Print the first line of the records below and every line after it, up to and including the line with "const int nq = d.K / 32;". Print nothing else.

# # # #

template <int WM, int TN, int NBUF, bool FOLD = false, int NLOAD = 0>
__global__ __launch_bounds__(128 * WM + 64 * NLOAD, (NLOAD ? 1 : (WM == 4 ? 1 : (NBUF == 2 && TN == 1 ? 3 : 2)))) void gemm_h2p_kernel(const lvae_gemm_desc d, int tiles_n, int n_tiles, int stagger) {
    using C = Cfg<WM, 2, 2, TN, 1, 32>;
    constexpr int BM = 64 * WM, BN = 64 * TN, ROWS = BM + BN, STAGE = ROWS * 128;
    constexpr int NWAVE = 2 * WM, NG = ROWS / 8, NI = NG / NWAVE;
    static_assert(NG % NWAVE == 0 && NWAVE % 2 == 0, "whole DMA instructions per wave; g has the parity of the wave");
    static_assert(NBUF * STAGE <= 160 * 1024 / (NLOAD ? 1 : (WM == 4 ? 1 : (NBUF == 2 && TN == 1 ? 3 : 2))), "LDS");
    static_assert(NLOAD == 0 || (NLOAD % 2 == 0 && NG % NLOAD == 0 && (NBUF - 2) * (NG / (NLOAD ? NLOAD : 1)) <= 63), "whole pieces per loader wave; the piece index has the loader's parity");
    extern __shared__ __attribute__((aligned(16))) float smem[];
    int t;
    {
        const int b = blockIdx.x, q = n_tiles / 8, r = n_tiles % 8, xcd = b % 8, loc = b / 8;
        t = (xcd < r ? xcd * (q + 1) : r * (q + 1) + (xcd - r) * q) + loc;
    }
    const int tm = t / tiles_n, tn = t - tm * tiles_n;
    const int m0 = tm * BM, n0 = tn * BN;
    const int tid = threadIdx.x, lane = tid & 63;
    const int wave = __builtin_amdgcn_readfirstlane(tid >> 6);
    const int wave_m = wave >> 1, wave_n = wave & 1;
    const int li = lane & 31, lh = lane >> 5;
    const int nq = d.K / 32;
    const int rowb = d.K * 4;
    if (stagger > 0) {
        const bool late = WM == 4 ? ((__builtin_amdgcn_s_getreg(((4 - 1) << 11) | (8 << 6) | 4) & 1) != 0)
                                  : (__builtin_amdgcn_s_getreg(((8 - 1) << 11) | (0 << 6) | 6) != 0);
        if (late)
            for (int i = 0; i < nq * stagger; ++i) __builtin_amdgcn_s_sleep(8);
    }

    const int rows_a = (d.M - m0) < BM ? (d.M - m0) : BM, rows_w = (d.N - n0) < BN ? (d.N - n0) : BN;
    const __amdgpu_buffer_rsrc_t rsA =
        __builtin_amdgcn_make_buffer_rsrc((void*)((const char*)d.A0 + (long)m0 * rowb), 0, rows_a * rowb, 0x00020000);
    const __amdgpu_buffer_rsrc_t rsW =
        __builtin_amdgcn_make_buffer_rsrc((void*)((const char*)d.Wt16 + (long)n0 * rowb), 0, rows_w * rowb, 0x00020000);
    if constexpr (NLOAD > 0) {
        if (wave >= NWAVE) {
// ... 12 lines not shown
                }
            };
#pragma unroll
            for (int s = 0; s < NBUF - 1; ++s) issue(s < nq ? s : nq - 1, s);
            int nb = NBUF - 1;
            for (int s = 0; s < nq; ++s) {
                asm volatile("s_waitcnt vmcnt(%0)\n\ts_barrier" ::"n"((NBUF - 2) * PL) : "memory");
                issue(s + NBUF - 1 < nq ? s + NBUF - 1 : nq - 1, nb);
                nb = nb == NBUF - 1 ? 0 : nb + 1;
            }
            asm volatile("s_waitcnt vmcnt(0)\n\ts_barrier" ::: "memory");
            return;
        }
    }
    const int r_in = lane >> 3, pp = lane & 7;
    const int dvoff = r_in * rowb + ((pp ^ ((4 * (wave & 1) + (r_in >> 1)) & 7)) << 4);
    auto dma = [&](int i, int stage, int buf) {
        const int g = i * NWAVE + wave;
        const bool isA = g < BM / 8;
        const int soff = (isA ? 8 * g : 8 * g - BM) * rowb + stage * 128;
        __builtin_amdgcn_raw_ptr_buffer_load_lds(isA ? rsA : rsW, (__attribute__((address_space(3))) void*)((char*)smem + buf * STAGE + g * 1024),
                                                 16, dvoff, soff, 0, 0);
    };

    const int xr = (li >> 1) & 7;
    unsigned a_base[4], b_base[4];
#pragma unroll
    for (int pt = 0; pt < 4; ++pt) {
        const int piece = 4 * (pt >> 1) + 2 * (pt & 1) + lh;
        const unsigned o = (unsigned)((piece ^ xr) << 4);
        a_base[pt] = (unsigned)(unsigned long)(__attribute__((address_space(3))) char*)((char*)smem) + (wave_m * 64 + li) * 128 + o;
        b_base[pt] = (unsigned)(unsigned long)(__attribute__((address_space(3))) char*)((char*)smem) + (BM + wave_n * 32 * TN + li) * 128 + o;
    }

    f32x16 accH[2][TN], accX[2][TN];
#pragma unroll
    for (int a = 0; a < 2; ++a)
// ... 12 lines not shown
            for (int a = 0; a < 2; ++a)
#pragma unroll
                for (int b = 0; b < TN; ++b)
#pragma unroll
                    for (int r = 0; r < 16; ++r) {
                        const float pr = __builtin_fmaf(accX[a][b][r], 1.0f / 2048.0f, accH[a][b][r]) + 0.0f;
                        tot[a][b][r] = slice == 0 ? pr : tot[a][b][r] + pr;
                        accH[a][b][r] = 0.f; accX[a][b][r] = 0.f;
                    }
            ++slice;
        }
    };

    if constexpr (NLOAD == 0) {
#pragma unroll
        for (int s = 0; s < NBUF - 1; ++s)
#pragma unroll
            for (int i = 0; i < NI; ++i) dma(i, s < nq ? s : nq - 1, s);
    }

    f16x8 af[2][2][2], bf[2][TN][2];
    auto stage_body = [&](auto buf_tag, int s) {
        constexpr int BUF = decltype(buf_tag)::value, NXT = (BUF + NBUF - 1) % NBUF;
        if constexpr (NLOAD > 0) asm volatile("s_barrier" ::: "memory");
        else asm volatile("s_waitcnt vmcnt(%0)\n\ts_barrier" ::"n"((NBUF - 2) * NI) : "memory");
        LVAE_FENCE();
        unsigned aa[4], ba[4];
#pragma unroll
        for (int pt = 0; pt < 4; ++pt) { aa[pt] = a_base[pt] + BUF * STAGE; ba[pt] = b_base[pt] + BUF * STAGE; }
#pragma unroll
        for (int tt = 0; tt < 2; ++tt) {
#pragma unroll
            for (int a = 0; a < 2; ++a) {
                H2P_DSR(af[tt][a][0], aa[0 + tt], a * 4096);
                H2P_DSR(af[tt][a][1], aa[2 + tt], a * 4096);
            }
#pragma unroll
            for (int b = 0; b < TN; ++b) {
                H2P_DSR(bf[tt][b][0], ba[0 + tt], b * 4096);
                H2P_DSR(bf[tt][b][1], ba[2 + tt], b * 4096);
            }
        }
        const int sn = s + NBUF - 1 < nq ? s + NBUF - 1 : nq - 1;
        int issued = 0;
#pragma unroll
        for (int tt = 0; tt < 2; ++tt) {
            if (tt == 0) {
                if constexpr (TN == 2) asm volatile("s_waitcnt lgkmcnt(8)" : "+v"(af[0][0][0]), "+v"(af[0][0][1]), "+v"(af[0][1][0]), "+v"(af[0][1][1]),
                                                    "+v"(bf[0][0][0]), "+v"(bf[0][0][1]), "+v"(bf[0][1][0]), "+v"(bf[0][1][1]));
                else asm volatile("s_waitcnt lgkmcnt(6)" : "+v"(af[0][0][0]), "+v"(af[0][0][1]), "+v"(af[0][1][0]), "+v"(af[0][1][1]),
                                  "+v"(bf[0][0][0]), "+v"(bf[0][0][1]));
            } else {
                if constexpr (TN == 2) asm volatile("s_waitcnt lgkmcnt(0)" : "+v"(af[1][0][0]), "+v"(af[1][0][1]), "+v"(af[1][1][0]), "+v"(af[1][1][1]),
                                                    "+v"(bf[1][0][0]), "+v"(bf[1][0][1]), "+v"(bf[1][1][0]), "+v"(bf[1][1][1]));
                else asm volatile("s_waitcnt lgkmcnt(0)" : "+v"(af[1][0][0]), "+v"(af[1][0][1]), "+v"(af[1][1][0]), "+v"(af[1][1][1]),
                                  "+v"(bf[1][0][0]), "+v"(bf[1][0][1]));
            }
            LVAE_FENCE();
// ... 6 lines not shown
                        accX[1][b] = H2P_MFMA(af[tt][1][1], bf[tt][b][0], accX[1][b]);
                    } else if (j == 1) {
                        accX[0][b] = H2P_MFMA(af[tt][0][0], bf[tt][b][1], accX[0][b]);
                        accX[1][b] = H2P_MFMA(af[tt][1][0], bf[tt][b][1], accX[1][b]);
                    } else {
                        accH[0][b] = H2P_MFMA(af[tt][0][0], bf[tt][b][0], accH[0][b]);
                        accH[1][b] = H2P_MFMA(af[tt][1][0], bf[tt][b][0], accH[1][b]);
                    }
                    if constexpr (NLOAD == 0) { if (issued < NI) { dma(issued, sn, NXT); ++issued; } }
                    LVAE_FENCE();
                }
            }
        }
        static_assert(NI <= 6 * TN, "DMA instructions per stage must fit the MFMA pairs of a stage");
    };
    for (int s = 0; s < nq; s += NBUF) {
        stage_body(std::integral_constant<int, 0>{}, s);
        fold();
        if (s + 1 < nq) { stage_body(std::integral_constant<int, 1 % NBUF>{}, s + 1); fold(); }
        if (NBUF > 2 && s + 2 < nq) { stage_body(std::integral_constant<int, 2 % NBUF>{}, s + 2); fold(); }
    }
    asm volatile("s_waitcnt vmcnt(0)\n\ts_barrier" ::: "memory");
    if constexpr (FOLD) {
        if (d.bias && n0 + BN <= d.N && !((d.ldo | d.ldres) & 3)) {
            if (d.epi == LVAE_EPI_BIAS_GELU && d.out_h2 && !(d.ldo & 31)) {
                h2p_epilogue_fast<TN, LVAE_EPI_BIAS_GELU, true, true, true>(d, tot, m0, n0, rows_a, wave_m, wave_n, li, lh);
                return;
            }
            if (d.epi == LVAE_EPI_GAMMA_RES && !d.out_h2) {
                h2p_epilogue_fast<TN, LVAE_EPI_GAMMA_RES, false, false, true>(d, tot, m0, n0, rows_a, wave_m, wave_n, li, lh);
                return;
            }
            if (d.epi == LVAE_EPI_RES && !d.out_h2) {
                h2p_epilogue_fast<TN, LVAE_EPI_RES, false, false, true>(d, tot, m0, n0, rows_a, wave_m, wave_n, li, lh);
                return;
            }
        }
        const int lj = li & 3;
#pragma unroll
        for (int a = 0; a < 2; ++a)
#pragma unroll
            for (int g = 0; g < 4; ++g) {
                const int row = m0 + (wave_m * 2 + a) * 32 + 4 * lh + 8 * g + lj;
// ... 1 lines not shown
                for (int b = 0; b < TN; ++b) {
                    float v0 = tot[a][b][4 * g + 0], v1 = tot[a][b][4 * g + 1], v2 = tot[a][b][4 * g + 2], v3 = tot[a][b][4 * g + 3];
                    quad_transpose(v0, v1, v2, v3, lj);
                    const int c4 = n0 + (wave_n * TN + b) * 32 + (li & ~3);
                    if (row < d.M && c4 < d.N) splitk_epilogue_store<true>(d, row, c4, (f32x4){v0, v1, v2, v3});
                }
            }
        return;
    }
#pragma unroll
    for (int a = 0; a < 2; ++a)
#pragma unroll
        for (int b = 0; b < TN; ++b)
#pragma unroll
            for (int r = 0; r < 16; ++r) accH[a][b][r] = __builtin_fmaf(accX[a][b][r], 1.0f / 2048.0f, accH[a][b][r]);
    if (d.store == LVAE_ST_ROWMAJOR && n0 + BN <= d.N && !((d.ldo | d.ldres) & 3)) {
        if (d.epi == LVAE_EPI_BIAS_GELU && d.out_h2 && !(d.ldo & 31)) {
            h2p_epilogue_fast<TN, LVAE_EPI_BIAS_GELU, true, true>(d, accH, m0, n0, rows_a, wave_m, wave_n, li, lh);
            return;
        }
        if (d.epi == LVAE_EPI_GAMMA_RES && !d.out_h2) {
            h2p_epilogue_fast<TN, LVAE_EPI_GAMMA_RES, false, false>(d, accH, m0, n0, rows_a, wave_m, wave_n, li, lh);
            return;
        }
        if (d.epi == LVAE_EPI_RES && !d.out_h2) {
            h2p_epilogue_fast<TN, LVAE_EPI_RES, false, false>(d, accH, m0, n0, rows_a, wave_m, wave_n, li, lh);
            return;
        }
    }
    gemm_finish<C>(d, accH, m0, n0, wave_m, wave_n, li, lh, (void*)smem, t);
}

# # # #

OUTPUT OF THE TASK:
template <int WM, int TN, int NBUF, bool FOLD = false, int NLOAD = 0>
__global__ __launch_bounds__(128 * WM + 64 * NLOAD, (NLOAD ? 1 : (WM == 4 ? 1 : (NBUF == 2 && TN == 1 ? 3 : 2)))) void gemm_h2p_kernel(const lvae_gemm_desc d, int tiles_n, int n_tiles, int stagger) {
    using C = Cfg<WM, 2, 2, TN, 1, 32>;
    constexpr int BM = 64 * WM, BN = 64 * TN, ROWS = BM + BN, STAGE = ROWS * 128;
    constexpr int NWAVE = 2 * WM, NG = ROWS / 8, NI = NG / NWAVE;
    static_assert(NG % NWAVE == 0 && NWAVE % 2 == 0, "whole DMA instructions per wave; g has the parity of the wave");
    static_assert(NBUF * STAGE <= 160 * 1024 / (NLOAD ? 1 : (WM == 4 ? 1 : (NBUF == 2 && TN == 1 ? 3 : 2))), "LDS");
    static_assert(NLOAD == 0 || (NLOAD % 2 == 0 && NG % NLOAD == 0 && (NBUF - 2) * (NG / (NLOAD ? NLOAD : 1)) <= 63), "whole pieces per loader wave; the piece index has the loader's parity");
    extern __shared__ __attribute__((aligned(16))) float smem[];
    int t;
    {
        const int b = blockIdx.x, q = n_tiles / 8, r = n_tiles % 8, xcd = b % 8, loc = b / 8;
        t = (xcd < r ? xcd * (q + 1) : r * (q + 1) + (xcd - r) * q) + loc;
    }
    const int tm = t / tiles_n, tn = t - tm * tiles_n;
    const int m0 = tm * BM, n0 = tn * BN;
    const int tid = threadIdx.x, lane = tid & 63;
    const int wave = __builtin_amdgcn_readfirstlane(tid >> 6);
    const int wave_m = wave >> 1, wave_n = wave & 1;
    const int li = lane & 31, lh = lane >> 5;
    const int nq = d.K / 32;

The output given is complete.